| Supplied data |
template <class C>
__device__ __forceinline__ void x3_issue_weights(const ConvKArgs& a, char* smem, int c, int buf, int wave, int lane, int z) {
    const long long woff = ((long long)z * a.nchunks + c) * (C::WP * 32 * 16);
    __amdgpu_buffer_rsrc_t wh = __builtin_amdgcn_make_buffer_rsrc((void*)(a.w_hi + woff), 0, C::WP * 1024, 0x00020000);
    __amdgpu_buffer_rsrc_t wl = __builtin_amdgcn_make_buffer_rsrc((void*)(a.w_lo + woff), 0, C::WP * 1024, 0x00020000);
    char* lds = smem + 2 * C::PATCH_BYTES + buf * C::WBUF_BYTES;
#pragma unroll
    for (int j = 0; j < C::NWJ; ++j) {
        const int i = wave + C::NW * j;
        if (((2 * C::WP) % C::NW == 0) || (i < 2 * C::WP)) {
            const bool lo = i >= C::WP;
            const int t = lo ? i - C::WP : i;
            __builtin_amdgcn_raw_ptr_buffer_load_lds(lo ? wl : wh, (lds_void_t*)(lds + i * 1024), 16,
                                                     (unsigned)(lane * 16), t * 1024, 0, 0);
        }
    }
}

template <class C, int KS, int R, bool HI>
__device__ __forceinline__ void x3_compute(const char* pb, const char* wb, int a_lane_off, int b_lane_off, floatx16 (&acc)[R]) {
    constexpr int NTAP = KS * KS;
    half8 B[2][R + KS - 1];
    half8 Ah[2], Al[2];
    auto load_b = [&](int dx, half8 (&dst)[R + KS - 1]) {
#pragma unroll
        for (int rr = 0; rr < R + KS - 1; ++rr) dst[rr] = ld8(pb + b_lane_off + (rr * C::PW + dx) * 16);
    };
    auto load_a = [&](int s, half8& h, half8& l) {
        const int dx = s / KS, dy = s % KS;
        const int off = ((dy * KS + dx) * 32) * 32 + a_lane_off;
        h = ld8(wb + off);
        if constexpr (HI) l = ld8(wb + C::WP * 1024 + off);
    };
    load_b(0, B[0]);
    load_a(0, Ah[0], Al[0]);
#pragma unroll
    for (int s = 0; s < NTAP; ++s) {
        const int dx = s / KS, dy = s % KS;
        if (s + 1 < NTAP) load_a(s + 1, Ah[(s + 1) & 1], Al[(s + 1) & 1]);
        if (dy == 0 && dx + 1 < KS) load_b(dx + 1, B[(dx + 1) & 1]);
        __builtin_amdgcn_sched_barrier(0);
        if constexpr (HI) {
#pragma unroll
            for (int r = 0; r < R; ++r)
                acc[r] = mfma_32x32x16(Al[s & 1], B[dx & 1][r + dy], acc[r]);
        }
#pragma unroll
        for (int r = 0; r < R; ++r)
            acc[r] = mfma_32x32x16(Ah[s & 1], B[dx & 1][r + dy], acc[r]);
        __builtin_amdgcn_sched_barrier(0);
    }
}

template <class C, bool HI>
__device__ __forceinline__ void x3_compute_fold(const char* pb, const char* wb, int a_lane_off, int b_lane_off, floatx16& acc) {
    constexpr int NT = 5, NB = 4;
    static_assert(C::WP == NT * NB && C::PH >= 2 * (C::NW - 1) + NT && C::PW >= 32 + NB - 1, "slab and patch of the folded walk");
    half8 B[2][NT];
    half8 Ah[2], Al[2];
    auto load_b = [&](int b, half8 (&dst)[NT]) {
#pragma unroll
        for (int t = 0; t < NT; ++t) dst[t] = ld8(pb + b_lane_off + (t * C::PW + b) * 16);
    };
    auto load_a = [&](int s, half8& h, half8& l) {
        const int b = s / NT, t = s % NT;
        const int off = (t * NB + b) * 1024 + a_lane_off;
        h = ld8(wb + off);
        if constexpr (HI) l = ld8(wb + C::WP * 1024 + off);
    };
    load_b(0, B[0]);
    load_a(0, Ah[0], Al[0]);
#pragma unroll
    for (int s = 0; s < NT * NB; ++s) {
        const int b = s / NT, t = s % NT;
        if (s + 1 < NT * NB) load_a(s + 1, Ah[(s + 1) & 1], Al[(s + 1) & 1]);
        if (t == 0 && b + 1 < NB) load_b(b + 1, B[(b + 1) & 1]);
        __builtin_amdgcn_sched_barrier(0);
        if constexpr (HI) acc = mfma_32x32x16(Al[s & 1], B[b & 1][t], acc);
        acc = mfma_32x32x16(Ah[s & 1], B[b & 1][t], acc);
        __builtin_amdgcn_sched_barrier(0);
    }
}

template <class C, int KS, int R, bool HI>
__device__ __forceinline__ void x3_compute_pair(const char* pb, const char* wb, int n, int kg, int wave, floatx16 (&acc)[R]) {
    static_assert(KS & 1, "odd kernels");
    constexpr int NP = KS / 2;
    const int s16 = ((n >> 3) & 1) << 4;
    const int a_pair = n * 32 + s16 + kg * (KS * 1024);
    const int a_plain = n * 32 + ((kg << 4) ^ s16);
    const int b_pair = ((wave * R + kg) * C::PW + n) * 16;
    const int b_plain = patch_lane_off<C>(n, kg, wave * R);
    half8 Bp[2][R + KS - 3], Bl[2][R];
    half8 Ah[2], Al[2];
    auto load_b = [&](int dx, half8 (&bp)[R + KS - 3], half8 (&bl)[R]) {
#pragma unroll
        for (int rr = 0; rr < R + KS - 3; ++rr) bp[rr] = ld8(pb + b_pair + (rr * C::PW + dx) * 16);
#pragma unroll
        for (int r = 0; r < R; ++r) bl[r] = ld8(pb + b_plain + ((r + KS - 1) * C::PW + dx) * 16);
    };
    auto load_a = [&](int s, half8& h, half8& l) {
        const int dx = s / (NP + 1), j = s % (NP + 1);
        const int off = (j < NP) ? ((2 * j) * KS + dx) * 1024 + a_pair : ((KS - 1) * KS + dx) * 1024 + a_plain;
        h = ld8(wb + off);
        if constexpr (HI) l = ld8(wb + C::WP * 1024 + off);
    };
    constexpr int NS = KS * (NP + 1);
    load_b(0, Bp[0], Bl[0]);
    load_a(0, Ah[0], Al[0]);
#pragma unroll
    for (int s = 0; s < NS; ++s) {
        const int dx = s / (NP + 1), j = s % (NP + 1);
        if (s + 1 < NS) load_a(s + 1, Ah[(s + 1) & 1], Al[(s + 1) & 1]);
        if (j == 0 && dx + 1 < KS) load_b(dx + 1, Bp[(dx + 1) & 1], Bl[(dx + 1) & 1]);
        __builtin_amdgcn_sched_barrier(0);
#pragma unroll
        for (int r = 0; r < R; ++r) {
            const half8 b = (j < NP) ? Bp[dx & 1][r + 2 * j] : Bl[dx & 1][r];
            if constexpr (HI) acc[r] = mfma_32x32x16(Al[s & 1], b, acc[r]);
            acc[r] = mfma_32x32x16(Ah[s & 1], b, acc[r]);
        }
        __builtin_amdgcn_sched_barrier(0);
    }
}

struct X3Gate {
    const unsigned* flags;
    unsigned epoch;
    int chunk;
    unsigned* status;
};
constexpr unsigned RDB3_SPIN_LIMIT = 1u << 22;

| What is being asked |
Which lines of the listing include the string "NTAP"? Pull them out.

| Solution to this problem |
    constexpr int NTAP = KS * KS;
    for (int s = 0; s < NTAP; ++s) {
        if (s + 1 < NTAP) load_a(s + 1, Ah[(s + 1) & 1], Al[(s + 1) & 1]);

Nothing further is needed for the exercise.